I have an HP laser printer on the same circuit as my audio system and have never experienced dimming of lights or any other noticiable effect. Nor have I ever seen this happen in any other setting. Your printer should not draw that much current. You may want to tighten your connections at the panel and at the outlets - sounds like you have a high resistance in the path feeding power, most likely in the path to the printer. If that does not prove to be the case and if the time frame allows for it, I would be very tempted to exchange the printer.
"Audiophile" Printer - But Interfering with AC?
I recently purchased a Samsung 1630, which is a consumer grade monochrome laser jet printer.

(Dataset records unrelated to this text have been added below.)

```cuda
template <bool F16, int NCH, bool HAS16>
__device__ __forceinline__ void att_store(const AttArgs& a, const float (&o)[NCH][32], const float (&o16)[8], float l_a, float l_b,
                                          int row_a, int len_q, int q_begin, int b, int head, int q4) {
    l_a += __shfl_xor_sync(0xffffffffu, l_a, 1);
    l_a += __shfl_xor_sync(0xffffffffu, l_a, 2);
    l_b += __shfl_xor_sync(0xffffffffu, l_b, 1);
    l_b += __shfl_xor_sync(0xffffffffu, l_b, 2);
#pragma unroll
    for (int half = 0; half < 2; ++half) {
        const int q_idx = row_a + 8 * half;
        if (q_idx >= len_q) continue;
        const float inv = 1.0f / (half ? l_b : l_a);
        const long long row = a.cu_q ? (long long)(q_begin + q_idx) : (long long)b * a.max_q + q_idx;
        half16_t<F16>* dst = reinterpret_cast<half16_t<F16>*>(a.out) + row * a.ldo + head * a.head_dim;
#pragma unroll
        for (int c = 0; c < NCH; ++c)
#pragma unroll
            for (int j = 0; j < 8; ++j) {
                const int col = c * 64 + j * 8 + q4 * 2;
                if (col < a.head_dim)
                    *reinterpret_cast<uint32_t*>(dst + col) = pack16x2<F16>(o[c][4 * j + 2 * half] * inv, o[c][4 * j + 2 * half + 1] * inv);
            }
        if (HAS16) {
#pragma unroll
            for (int j = 0; j < 2; ++j) {
                const int col = NCH * 64 + j * 8 + q4 * 2;
                if (col < a.head_dim)
                    *reinterpret_cast<uint32_t*>(dst + col) = pack16x2<F16>(o16[4 * j + 2 * half] * inv, o16[4 * j + 2 * half + 1] * inv);
            }
        }
    }
}

__device__ __forceinline__ void att_softmax_tile(float (&s)[64], float c, float& m_a, float& m_b, float& l_a, float& l_b,
                                                 float& alpha_a, float& alpha_b) {
    float mt_a = m_a, mt_b = m_b;
#pragma unroll
    for (int j = 0; j < 16; ++j) {
        mt_a = fmaxf(mt_a, fmaxf(s[4 * j], s[4 * j + 1]));
        mt_b = fmaxf(mt_b, fmaxf(s[4 * j + 2], s[4 * j + 3]));
    }
    mt_a = fmaxf(mt_a, __shfl_xor_sync(0xffffffffu, mt_a, 1));
    mt_a = fmaxf(mt_a, __shfl_xor_sync(0xffffffffu, mt_a, 2));
    mt_b = fmaxf(mt_b, __shfl_xor_sync(0xffffffffu, mt_b, 1));
    mt_b = fmaxf(mt_b, __shfl_xor_sync(0xffffffffu, mt_b, 2));
    const float mc_a = mt_a == -INFINITY ? 0.f : __fmul_rn(mt_a, c), mc_b = mt_b == -INFINITY ? 0.f : __fmul_rn(mt_b, c);
    alpha_a = ex2_ftz(__fmul_rn(m_a, c) - mc_a);
    alpha_b = ex2_ftz(__fmul_rn(m_b, c) - mc_b);
    m_a = mt_a;
    m_b = mt_b;
    float lt_a = 0.f, lt_b = 0.f;
#pragma unroll
    for (int j = 0; j < 16; ++j) {
#pragma unroll
        for (int e = 0; e < 2; ++e) {
            s[4 * j + e] = ex2_ftz(__fmaf_rn(s[4 * j + e], c, -mc_a));
            s[4 * j + 2 + e] = ex2_ftz(__fmaf_rn(s[4 * j + 2 + e], c, -mc_b));
            lt_a += s[4 * j + e];
            lt_b += s[4 * j + 2 + e];
        }
    }
    l_a = l_a * alpha_a + lt_a;
    l_b = l_b * alpha_b + lt_b;
}

template <int HS, bool CAUSAL, int NWG, bool F16>
__global__ void __launch_bounds__(384, 1)
attention_wgmma_kernel(const __grid_constant__ AttMaps maps, const AttArgs a) {
    using Cfg = AttCfg<HS, NWG>;
    constexpr int NCH = Cfg::NCH;
    extern __shared__ uint8_t smem_raw[];
    uint8_t* smem = reinterpret_cast<uint8_t*>((reinterpret_cast<uintptr_t>(smem_raw) + 1023) & ~uintptr_t(1023));
    uint8_t* sQ = smem + Cfg::OFF_Q;
    uint8_t* sK = smem + Cfg::OFF_K;
    uint8_t* sV = smem + Cfg::OFF_V;
    uint64_t* bars = reinterpret_cast<uint64_t*>(smem + Cfg::OFF_BAR);
    uint64_t* q_bar = bars + 0;
    uint64_t* k_full = bars + 1;
    uint64_t* k_empty = k_full + ATT_STAGES;
    uint64_t* v_full = k_empty + ATT_STAGES;
    uint64_t* v_empty = v_full + ATT_STAGES;
    uint64_t* v_tail = v_empty + ATT_STAGES;

    const int wg = threadIdx.x >> 7;
    const int warp = (threadIdx.x >> 5) & 3;
    const int lane = threadIdx.x & 31;
    const int qt = blockIdx.x, head = blockIdx.y, b = blockIdx.z;

    const int k_begin = a.cu_k[b];
    const int len_k = a.cu_k[b + 1] - k_begin;
    const int q_begin = a.cu_q ? a.cu_q[b] : 0;
    const int len_q = a.cu_q ? a.cu_q[b + 1] - q_begin : a.max_q;
    const int q0 = qt * Cfg::BM;
    if (q0 >= len_q || len_k <= 0) return;

    int nkt = (len_k + ATT_BN - 1) / ATT_BN;
    if (CAUSAL) {
        const int last_q = min(q0 + Cfg::BM, len_q) - 1;
        const int max_key = last_q + (len_k - len_q);
        nkt = min(nkt, max_key / ATT_BN + 1);
    }

    if (threadIdx.x == 0) {
        mbar_init(q_bar, 1);
        for (int i = 0; i < ATT_STAGES; ++i) {
            mbar_init(&k_full[i], 1);
            mbar_init(&v_full[i], 1);
            mbar_init(&k_empty[i], NWG * 4);
            mbar_init(&v_empty[i], NWG * 4);
        }
        mbar_init(v_tail, 1);
        fence_mbar_init();
    }
    __syncthreads();

    if (wg == 0 || wg > NWG) {
        setmaxnreg_dec<40>();
        if (wg == 0 && warp == 0) {
            const int tail = len_k - (nkt - 1) * ATT_BN;
            const int st_last = (nkt - 1) % ATT_STAGES;
            if (lane == 0) {
                const int qcol = a.q_col0 + head * HS, kcol = a.k_col0 + head * HS, vcol = a.v_col0 + head * HS;
                mbar_expect_tx(q_bar, Cfg::Q_BYTES);
#pragma unroll
                for (int c = 0; c < NCH; ++c) tma_load_2d(&maps.q64, q_bar, sQ + c * Cfg::Q_CHUNK, qcol + c * 64, q_begin + q0);
                if (Cfg::HAS16) tma_load_2d(&maps.q16, q_bar, sQ + NCH * Cfg::Q_CHUNK, qcol + NCH * 64, q_begin + q0);
                auto load_tile = [&](const CUtensorMap* m64, const CUtensorMap* m16, uint64_t* bar, uint8_t* dst, int col, int row) {
                    mbar_expect_tx(bar, Cfg::TILE_BYTES);
#pragma unroll
                    for (int c = 0; c < NCH; ++c) tma_load_2d(m64, bar, dst + c * 16384, col + c * 64, row);
                    if (Cfg::HAS16) tma_load_2d(m16, bar, dst + NCH * 16384, col + NCH * 64, row);
                };
                for (int kt = 0; kt < nkt; ++kt) {
                    const int st = kt % ATT_STAGES;
                    const uint32_t ph = (kt / ATT_STAGES) & 1;
                    mbar_wait(&k_empty[st], ph ^ 1);
                    load_tile(&maps.k64, &maps.k16, &k_full[st], sK + st * Cfg::TILE_BYTES, kcol, k_begin + kt * ATT_BN);
                    mbar_wait(&v_empty[st], ph ^ 1);
                    load_tile(&maps.v64, &maps.v16, kt == nkt - 1 && tail < ATT_BN ? v_tail : &v_full[st],
                              sV + st * Cfg::TILE_BYTES, vcol, k_begin + kt * ATT_BN);
                }
            }
            __syncwarp();
            if (tail < ATT_BN) {
                uint8_t* dst = sV + st_last * Cfg::TILE_BYTES;
                const uint4 zero = make_uint4(0u, 0u, 0u, 0u);
                mbar_wait(v_tail, 0);
#pragma unroll
                for (int c = 0; c < NCH; ++c)
                    for (int i = tail * 8 + lane; i < ATT_BN * 8; i += 32) reinterpret_cast<uint4*>(dst + c * 16384)[i] = zero;
                if (Cfg::HAS16)
                    for (int i = tail * 2 + lane; i < ATT_BN * 2; i += 32) reinterpret_cast<uint4*>(dst + NCH * 16384)[i] = zero;
                fence_proxy_async_smem();
                __syncwarp();
                if (lane == 0) mbar_arrive(&v_full[st_last]);
            }
        }
        return;
    }

    setmaxnreg_inc<232>();
    const int cw = wg - 1;
    const int g8 = lane >> 2, q4 = lane & 3;
    const int row_a = q0 + cw * 64 + warp * 16 + g8;
    const int row_b = row_a + 8;
    const int causal_shift = len_k - len_q;
    const uint32_t q_addr = smem_u32(sQ) + cw * (64 * 128);
    const uint32_t q16_addr = smem_u32(sQ) + NCH * Cfg::Q_CHUNK + cw * (64 * 32);

    if constexpr (NWG == 2 && HS != 128) {
        const float c = a.scale_log2;
        float o[NCH][32];
        float o16[8];
#pragma unroll
        for (int cc = 0; cc < NCH; ++cc)
#pragma unroll
            for (int j = 0; j < 32; ++j) o[cc][j] = 0.f;
#pragma unroll
        for (int j = 0; j < 8; ++j) o16[j] = 0.f;
        float m_a = -INFINITY, m_b = -INFINITY, l_a = 0.f, l_b = 0.f, alpha_a, alpha_b;
        float s[64];
        uint32_t pa[ATT_BN / 16][4];

        auto issue_s = [&](int kt) {
            const uint32_t k_addr = smem_u32(sK) + (kt % ATT_STAGES) * Cfg::TILE_BYTES;
#pragma unroll
            for (int cc = 0; cc < NCH; ++cc) {
#pragma unroll
                for (int kk = 0; kk < 4; ++kk)
                    wgmma_ss<F16, false>(s, make_smem_desc(q_addr + cc * Cfg::Q_CHUNK + kk * 32, 16, 1024, kLayoutSW128),
                                           make_smem_desc(k_addr + cc * 16384 + kk * 32, 16, 1024, kLayoutSW128), (cc | kk) != 0,
                                           std::integral_constant<int, 128>());
            }
            if (Cfg::HAS16)
                wgmma_ss<F16, false>(s, make_smem_desc(q16_addr, 16, 256, kLayoutSW32),
                                       make_smem_desc(k_addr + NCH * 16384, 16, 256, kLayoutSW32), 1, std::integral_constant<int, 128>());
            wgmma_commit();
        };
        auto issue_pv = [&](int kt) {
            const uint32_t v_addr = smem_u32(sV) + (kt % ATT_STAGES) * Cfg::TILE_BYTES;
#pragma unroll
            for (int kk = 0; kk < ATT_BN / 16; ++kk) {
#pragma unroll
                for (int cc = 0; cc < NCH; ++cc)
                    wgmma_rs_tb<F16>(o[cc], pa[kk], make_smem_desc(v_addr + cc * 16384 + kk * 2048, 16, 1024, kLayoutSW128), 1,
                                std::integral_constant<int, 64>());
                if (Cfg::HAS16)
                    wgmma_rs_tb<F16>(o16, pa[kk], make_smem_desc(v_addr + NCH * 16384 + kk * 512, 16, 256, kLayoutSW32), 1,
                                std::integral_constant<int, 16>());
            }
            wgmma_commit();
        };
        const int row0 = q0 + cw * 64;
        auto softmax = [&](int kt) {
            const int key0 = kt * ATT_BN;
            const bool full = key0 + ATT_BN <= len_k && (!CAUSAL || key0 + ATT_BN - 1 <= row0 + causal_shift);
            if (!full) {
                int lim_a = len_k - key0, lim_b = lim_a;
                if (CAUSAL) {
                    lim_a = min(lim_a, row_a + causal_shift - key0 + 1);
                    lim_b = min(lim_b, row_b + causal_shift - key0 + 1);
                }
#pragma unroll
                for (int j = 0; j < 16; ++j) {
#pragma unroll
                    for (int e = 0; e < 2; ++e) {
                        const int key = j * 8 + q4 * 2 + e;
                        s[4 * j + e] = key < lim_a ? s[4 * j + e] : -INFINITY;
                        s[4 * j + 2 + e] = key < lim_b ? s[4 * j + 2 + e] : -INFINITY;
                    }
                }
            }
            att_softmax_tile(s, c, m_a, m_b, l_a, l_b, alpha_a, alpha_b);
        };
        auto pack_p = [&] {
#pragma unroll
            for (int kk = 0; kk < ATT_BN / 16; ++kk) {
                pa[kk][0] = pack16x2<F16>(s[8 * kk + 0], s[8 * kk + 1]);
                pa[kk][1] = pack16x2<F16>(s[8 * kk + 2], s[8 * kk + 3]);
                pa[kk][2] = pack16x2<F16>(s[8 * kk + 4], s[8 * kk + 5]);
                pa[kk][3] = pack16x2<F16>(s[8 * kk + 6], s[8 * kk + 7]);
            }
        };
        auto rescale_o = [&] {
#pragma unroll
            for (int cc = 0; cc < NCH; ++cc)
#pragma unroll
                for (int j = 0; j < 8; ++j) {
                    o[cc][4 * j] *= alpha_a; o[cc][4 * j + 1] *= alpha_a;
                    o[cc][4 * j + 2] *= alpha_b; o[cc][4 * j + 3] *= alpha_b;
                }
            if (Cfg::HAS16) {
#pragma unroll
                for (int j = 0; j < 2; ++j) {
                    o16[4 * j] *= alpha_a; o16[4 * j + 1] *= alpha_a;
                    o16[4 * j + 2] *= alpha_b; o16[4 * j + 3] *= alpha_b;
                }
            }
        };
        auto turn_wait = [&] { named_bar_sync(1 + cw, 256); };
        auto turn_pass = [&] { named_bar_arrive(2 - cw, 256); };
        if (cw == 1) named_bar_arrive(1, 256);

        mbar_wait(q_bar, 0);
        mbar_wait(&k_full[0], 0);
        turn_wait();
        wgmma_fence();
        issue_s(0);
        turn_pass();
        wgmma_wait<0>();
        if (lane == 0) mbar_arrive(&k_empty[0]);
        wgmma_touch(s);
        softmax(0);
        pack_p();
        for (int kt = 0; kt + 1 < nkt; ++kt) {
            const int st = kt % ATT_STAGES, st1 = (kt + 1) % ATT_STAGES;
            mbar_wait(&k_full[st1], ((kt + 1) / ATT_STAGES) & 1);
            mbar_wait(&v_full[st], (kt / ATT_STAGES) & 1);
            turn_wait();
            wgmma_fence();
            issue_s(kt + 1);
            issue_pv(kt);
            turn_pass();
            wgmma_wait<1>();
            if (lane == 0) mbar_arrive(&k_empty[st1]);
            wgmma_touch(s);
            softmax(kt + 1);
            wgmma_wait<0>();
            if (lane == 0) mbar_arrive(&v_empty[st]);
#pragma unroll
            for (int cc = 0; cc < NCH; ++cc) wgmma_touch(o[cc]);
            wgmma_touch(o16);
            rescale_o();
            pack_p();
        }
        {
            const int kt = nkt - 1, st = kt % ATT_STAGES;
            mbar_wait(&v_full[st], (kt / ATT_STAGES) & 1);
            turn_wait();
            wgmma_fence();
            issue_pv(kt);
            turn_pass();
            wgmma_wait<0>();
            if (lane == 0) mbar_arrive(&v_empty[st]);
#pragma unroll
            for (int cc = 0; cc < NCH; ++cc) wgmma_touch(o[cc]);
            wgmma_touch(o16);
        }
        if (cw == 0) turn_wait();
        att_store<F16, NCH, Cfg::HAS16>(a, o, o16, l_a, l_b, row_a, len_q, q_begin, b, head, q4);
    } else {
        float o[NCH][32];
        float o16[8];
#pragma unroll
        for (int c = 0; c < NCH; ++c)
#pragma unroll
            for (int j = 0; j < 32; ++j) o[c][j] = 0.f;
#pragma unroll
        for (int j = 0; j < 8; ++j) o16[j] = 0.f;
        float m_a = -INFINITY, m_b = -INFINITY, l_a = 0.f, l_b = 0.f;

        mbar_wait(q_bar, 0);
        for (int kt = 0; kt < nkt; ++kt) {
            const int st = kt % ATT_STAGES;
            const uint32_t ph = (kt / ATT_STAGES) & 1;
            const uint32_t k_addr = smem_u32(sK) + st * Cfg::TILE_BYTES, v_addr = smem_u32(sV) + st * Cfg::TILE_BYTES;
            float s[64];
            mbar_wait(&k_full[st], ph);
            wgmma_fence();
#pragma unroll
            for (int c = 0; c < NCH; ++c) {
#pragma unroll
                for (int kk = 0; kk < 4; ++kk)
                    wgmma_ss<F16, false>(s, make_smem_desc(q_addr + c * Cfg::Q_CHUNK + kk * 32, 16, 1024, kLayoutSW128),
                                           make_smem_desc(k_addr + c * 16384 + kk * 32, 16, 1024, kLayoutSW128), (c | kk) != 0,
                                           std::integral_constant<int, 128>());
            }
            if (Cfg::HAS16)
                wgmma_ss<F16, false>(s, make_smem_desc(q16_addr, 16, 256, kLayoutSW32),
                                       make_smem_desc(k_addr + NCH * 16384, 16, 256, kLayoutSW32), 1, std::integral_constant<int, 128>());
            wgmma_commit();
            wgmma_wait<0>();
            if (lane == 0) mbar_arrive(&k_empty[st]);
            wgmma_touch(s);

            const int key0 = kt * ATT_BN;
            int lim_a = len_k - key0, lim_b = lim_a;
            if (CAUSAL) {
                lim_a = min(lim_a, row_a + causal_shift - key0 + 1);
                lim_b = min(lim_b, row_b + causal_shift - key0 + 1);
            }
#pragma unroll
            for (int j = 0; j < 16; ++j) {
#pragma unroll
                for (int e = 0; e < 2; ++e) {
                    const int key = j * 8 + q4 * 2 + e;
                    s[4 * j + e] = key < lim_a ? s[4 * j + e] : -INFINITY;
                    s[4 * j + 2 + e] = key < lim_b ? s[4 * j + 2 + e] : -INFINITY;
                }
            }
            float alpha_a, alpha_b;
            att_softmax_tile(s, a.scale_log2, m_a, m_b, l_a, l_b, alpha_a, alpha_b);
#pragma unroll
            for (int c = 0; c < NCH; ++c)
#pragma unroll
                for (int j = 0; j < 8; ++j) {
                    o[c][4 * j] *= alpha_a; o[c][4 * j + 1] *= alpha_a;
                    o[c][4 * j + 2] *= alpha_b; o[c][4 * j + 3] *= alpha_b;
                }
            if (Cfg::HAS16) {
#pragma unroll
                for (int j = 0; j < 2; ++j) {
                    o16[4 * j] *= alpha_a; o16[4 * j + 1] *= alpha_a;
                    o16[4 * j + 2] *= alpha_b; o16[4 * j + 3] *= alpha_b;
                }
            }
            uint32_t pa[ATT_BN / 16][4];
#pragma unroll
            for (int kk = 0; kk < ATT_BN / 16; ++kk) {
                pa[kk][0] = pack16x2<F16>(s[8 * kk + 0], s[8 * kk + 1]);
                pa[kk][1] = pack16x2<F16>(s[8 * kk + 2], s[8 * kk + 3]);
                pa[kk][2] = pack16x2<F16>(s[8 * kk + 4], s[8 * kk + 5]);
                pa[kk][3] = pack16x2<F16>(s[8 * kk + 6], s[8 * kk + 7]);
            }
            mbar_wait(&v_full[st], ph);
            wgmma_fence();
#pragma unroll
            for (int kk = 0; kk < ATT_BN / 16; ++kk) {
#pragma unroll
                for (int c = 0; c < NCH; ++c) {
                    wgmma_rs_tb<F16>(o[c], pa[kk], make_smem_desc(v_addr + c * 16384 + kk * 2048, 16, 1024, kLayoutSW128), 1,
                                std::integral_constant<int, 64>());
                }
                if (Cfg::HAS16) {
                    wgmma_rs_tb<F16>(o16, pa[kk], make_smem_desc(v_addr + NCH * 16384 + kk * 512, 16, 256, kLayoutSW32), 1,
                                std::integral_constant<int, 16>());
                }
            }
            wgmma_commit();
            wgmma_wait<0>();
            if (lane == 0) mbar_arrive(&v_empty[st]);
#pragma unroll
            for (int c = 0; c < NCH; ++c) wgmma_touch(o[c]);
            wgmma_touch(o16);
        }

        att_store<F16, NCH, Cfg::HAS16>(a, o, o16, l_a, l_b, row_a, len_q, q_begin, b, head, q4);
    }
}

}
```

What might be of interest to other audiophiles is that this printer is very COOL.
Its performance is supposedly very good, but Samsung has made a big effort to put it in a sleek and stylish case - a welcome change from cheap, beige plastic and at last, a printer which doesnt detract from my listening room.
But here is the weird problem: everytime I go to print, it feels as if I am trying to fire up a nuclear power station: the lights dim, my DAC connection is temporarily knocked out, and my Audio Research SP-11 goes into LED blinking, warm up mode as if I just turned it on.
Does anyone have any idea why this might be happening? Should the stand by mode for a relatively small, monochrome laserjet printer draw that much current? Will my next electrical bill be....shocking?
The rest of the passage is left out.